### Instructions for the task
Using the data below, work out how many lines contain "unsigned", and report only that number.
-=-=-
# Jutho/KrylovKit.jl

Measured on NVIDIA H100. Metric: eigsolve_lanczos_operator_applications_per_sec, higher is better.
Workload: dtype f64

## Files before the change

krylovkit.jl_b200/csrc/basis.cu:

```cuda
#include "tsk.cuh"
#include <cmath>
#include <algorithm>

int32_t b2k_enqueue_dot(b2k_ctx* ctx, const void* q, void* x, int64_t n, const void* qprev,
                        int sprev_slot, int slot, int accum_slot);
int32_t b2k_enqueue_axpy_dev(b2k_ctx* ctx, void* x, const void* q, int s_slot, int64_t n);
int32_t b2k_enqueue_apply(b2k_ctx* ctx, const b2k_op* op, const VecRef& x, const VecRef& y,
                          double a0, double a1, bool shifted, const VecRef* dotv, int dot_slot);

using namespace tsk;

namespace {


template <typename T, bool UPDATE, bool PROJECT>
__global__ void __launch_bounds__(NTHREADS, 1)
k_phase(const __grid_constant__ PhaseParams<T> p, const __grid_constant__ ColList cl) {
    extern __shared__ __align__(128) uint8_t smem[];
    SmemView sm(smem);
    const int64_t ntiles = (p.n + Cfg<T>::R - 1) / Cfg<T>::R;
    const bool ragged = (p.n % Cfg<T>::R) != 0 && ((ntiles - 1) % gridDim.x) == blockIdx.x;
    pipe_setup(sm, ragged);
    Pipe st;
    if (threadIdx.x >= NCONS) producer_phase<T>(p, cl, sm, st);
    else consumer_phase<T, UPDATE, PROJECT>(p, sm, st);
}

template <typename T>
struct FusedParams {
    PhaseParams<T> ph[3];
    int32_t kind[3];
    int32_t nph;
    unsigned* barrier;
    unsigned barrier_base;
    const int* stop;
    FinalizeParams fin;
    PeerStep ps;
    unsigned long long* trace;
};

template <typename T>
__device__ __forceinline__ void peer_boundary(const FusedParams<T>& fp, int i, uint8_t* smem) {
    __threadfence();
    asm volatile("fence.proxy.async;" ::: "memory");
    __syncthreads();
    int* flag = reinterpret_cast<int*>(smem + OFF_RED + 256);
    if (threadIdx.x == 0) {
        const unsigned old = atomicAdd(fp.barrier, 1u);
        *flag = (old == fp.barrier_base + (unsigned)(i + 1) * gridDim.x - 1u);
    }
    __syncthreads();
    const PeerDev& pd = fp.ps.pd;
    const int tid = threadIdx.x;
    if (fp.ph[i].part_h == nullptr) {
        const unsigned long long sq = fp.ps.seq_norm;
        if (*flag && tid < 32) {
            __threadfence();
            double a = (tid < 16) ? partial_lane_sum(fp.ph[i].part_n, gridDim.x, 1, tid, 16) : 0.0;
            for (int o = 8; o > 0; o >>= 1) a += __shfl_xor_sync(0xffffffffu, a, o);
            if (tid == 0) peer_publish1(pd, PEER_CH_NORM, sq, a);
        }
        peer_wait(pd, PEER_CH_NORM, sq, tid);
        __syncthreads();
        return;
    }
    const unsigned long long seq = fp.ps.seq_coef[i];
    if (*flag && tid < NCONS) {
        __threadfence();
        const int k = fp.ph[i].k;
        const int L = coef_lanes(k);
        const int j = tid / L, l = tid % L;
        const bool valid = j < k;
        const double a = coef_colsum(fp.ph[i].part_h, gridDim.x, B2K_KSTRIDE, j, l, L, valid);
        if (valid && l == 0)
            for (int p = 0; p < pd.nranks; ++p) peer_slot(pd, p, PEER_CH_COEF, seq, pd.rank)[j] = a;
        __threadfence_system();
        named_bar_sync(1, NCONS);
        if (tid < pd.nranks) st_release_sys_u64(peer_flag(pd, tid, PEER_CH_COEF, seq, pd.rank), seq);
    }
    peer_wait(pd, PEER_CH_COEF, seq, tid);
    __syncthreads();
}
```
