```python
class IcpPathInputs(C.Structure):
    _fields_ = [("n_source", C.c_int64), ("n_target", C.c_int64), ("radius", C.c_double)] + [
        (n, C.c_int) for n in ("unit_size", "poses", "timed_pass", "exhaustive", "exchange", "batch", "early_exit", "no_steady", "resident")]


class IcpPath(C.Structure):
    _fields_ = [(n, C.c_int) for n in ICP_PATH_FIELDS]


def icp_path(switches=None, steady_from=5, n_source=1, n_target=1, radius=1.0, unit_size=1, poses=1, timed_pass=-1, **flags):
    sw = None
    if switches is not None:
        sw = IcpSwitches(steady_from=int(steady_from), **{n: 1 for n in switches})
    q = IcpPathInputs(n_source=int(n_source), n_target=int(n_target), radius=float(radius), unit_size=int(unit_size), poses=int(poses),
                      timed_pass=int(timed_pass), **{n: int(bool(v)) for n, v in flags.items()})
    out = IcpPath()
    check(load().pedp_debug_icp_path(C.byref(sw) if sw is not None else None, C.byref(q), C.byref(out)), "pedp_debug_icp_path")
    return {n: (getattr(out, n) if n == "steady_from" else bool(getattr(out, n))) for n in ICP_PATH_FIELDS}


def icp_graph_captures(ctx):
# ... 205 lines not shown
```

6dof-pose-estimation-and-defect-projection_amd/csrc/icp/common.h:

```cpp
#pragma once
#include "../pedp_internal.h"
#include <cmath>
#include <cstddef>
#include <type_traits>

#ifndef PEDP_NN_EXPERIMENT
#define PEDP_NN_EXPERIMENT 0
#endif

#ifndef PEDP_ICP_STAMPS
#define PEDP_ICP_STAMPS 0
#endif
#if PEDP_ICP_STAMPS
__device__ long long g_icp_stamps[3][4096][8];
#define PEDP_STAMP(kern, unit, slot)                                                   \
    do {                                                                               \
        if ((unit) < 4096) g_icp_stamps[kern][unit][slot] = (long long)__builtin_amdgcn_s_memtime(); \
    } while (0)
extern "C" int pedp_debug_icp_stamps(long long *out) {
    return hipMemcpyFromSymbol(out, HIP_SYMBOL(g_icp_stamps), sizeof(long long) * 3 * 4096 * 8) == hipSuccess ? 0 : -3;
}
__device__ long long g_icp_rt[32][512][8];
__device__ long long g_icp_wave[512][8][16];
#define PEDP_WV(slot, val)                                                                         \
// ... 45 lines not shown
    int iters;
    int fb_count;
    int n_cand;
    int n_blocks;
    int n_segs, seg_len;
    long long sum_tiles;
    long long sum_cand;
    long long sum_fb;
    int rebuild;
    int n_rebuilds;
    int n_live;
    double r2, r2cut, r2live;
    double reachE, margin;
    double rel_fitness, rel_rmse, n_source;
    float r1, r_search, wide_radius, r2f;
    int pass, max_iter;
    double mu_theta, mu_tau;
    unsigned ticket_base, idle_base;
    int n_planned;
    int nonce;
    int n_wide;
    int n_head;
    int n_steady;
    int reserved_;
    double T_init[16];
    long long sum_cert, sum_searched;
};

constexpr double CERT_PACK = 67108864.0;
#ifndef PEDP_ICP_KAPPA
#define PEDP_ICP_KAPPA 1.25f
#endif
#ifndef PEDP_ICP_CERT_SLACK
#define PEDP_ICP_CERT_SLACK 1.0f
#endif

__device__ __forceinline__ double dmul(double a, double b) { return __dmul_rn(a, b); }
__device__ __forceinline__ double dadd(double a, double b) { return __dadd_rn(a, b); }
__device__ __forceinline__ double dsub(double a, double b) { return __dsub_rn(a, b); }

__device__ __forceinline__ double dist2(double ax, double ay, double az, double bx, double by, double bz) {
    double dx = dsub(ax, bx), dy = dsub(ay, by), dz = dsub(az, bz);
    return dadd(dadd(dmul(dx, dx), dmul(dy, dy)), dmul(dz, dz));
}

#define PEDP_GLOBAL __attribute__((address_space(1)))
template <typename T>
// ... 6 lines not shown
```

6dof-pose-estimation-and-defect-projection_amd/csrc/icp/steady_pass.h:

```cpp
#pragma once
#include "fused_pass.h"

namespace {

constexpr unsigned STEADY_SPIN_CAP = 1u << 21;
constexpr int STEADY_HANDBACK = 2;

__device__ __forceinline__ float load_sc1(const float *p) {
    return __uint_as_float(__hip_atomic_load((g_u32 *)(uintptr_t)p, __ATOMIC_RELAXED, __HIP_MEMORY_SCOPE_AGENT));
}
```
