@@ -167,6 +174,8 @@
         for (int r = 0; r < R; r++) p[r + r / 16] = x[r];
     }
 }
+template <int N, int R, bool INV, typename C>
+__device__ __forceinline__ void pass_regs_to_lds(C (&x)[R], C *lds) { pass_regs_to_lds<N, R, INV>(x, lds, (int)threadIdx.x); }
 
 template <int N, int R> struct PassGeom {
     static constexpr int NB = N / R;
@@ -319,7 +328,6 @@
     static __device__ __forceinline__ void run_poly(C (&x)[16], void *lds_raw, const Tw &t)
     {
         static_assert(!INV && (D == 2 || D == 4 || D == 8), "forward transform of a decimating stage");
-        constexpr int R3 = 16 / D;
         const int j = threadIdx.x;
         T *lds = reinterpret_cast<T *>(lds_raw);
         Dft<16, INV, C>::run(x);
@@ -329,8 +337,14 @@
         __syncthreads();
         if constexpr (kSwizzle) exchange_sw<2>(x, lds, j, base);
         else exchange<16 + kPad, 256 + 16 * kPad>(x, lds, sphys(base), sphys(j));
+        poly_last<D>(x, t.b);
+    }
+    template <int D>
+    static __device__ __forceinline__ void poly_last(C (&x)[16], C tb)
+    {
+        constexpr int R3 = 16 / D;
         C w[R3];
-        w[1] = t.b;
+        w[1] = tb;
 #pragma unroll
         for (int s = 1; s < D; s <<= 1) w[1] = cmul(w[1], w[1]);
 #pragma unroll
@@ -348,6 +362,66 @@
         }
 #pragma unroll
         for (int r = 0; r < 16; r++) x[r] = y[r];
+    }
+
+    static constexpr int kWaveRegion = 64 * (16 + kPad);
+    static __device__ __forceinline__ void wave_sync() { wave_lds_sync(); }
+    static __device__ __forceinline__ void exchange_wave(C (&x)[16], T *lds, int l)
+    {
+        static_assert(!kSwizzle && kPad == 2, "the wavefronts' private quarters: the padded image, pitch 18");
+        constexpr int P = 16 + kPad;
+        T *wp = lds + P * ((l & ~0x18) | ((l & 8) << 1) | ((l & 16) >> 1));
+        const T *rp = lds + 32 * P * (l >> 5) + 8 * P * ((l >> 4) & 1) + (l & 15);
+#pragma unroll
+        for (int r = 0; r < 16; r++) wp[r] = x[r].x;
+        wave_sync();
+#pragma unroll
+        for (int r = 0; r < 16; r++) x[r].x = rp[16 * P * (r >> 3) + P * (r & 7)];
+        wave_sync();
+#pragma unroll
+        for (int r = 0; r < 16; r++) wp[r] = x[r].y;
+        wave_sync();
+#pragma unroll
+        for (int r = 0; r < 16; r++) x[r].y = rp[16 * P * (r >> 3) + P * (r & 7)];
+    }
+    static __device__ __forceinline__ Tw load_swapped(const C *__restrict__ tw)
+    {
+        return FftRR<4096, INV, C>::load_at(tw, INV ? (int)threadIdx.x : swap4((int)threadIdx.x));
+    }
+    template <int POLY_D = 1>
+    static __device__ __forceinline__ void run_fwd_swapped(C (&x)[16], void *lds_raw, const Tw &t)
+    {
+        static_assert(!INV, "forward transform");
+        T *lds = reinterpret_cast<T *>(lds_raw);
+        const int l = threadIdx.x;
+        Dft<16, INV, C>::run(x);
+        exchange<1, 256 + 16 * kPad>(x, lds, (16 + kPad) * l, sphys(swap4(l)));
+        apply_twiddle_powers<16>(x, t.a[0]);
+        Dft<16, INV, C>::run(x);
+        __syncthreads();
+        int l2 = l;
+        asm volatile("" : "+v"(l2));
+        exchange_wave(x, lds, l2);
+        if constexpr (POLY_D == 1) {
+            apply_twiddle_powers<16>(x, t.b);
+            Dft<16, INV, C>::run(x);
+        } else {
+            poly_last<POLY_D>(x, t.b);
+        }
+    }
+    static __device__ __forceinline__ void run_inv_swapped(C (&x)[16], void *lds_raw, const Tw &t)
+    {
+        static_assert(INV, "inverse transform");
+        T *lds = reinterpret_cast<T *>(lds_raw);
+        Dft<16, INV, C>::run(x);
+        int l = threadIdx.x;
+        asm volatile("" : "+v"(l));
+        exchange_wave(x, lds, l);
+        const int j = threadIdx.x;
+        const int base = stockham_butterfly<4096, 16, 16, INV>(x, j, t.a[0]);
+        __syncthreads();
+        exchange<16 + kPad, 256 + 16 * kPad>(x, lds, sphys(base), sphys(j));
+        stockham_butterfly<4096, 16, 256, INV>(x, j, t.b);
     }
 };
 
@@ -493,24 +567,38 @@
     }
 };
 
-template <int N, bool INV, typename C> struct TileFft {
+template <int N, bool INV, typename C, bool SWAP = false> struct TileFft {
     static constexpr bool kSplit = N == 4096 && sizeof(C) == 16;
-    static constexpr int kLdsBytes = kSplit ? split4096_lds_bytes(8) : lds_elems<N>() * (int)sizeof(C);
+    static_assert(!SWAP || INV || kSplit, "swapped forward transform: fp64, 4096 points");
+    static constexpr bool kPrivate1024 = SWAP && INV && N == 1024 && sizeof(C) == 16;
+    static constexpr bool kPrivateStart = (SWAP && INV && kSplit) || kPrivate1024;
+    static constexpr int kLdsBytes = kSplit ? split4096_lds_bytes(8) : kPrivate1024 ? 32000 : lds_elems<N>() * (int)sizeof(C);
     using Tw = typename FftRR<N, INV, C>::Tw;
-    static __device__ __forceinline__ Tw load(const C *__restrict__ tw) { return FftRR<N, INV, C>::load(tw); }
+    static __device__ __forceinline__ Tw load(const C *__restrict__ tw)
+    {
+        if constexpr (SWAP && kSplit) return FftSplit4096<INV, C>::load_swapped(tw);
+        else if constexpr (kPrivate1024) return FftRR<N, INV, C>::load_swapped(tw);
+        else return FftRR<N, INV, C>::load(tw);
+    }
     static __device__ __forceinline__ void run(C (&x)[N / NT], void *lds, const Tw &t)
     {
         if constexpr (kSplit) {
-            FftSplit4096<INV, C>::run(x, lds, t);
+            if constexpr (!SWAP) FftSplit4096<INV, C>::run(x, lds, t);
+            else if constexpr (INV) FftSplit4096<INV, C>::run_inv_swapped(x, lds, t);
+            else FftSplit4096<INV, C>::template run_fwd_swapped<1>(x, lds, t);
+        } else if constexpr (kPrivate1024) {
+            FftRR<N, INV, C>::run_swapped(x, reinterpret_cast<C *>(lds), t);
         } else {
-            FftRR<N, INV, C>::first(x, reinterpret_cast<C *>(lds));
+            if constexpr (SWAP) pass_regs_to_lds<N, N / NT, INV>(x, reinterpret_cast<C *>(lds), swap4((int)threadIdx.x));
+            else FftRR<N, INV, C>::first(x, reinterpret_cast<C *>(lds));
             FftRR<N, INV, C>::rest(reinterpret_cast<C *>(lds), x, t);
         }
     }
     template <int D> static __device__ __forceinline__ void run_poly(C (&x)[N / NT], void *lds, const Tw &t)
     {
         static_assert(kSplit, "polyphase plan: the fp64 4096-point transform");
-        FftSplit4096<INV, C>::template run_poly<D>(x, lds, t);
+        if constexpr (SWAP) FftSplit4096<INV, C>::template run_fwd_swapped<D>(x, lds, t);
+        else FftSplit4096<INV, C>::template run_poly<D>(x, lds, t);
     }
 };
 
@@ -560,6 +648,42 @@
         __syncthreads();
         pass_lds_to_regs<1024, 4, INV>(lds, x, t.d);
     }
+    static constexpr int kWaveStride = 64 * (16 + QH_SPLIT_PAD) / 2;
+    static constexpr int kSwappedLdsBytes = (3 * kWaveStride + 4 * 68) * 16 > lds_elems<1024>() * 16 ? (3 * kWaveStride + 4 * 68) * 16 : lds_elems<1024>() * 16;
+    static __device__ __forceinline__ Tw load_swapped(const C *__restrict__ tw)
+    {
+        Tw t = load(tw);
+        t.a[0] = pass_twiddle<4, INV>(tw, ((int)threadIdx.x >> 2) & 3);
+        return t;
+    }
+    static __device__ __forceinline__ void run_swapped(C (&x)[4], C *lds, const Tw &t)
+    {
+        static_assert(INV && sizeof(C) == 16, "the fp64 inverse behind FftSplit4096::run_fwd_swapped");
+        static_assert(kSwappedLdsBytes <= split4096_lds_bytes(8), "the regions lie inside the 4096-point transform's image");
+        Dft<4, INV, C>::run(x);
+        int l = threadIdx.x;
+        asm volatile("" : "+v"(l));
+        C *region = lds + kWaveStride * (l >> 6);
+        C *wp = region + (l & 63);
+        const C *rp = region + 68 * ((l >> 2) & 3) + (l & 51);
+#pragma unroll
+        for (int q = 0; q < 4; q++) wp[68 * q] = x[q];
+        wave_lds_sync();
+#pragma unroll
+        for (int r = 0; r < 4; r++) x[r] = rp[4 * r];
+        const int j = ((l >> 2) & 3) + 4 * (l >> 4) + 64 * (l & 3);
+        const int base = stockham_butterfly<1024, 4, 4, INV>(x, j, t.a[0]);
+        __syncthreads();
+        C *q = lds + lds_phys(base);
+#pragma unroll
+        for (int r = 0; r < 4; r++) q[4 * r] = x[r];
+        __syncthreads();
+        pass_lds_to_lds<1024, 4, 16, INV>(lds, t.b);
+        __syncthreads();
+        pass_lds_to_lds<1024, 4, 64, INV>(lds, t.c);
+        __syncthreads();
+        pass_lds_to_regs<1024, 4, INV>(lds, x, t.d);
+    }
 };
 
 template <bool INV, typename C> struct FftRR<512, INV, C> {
-=-=-
### Task result
9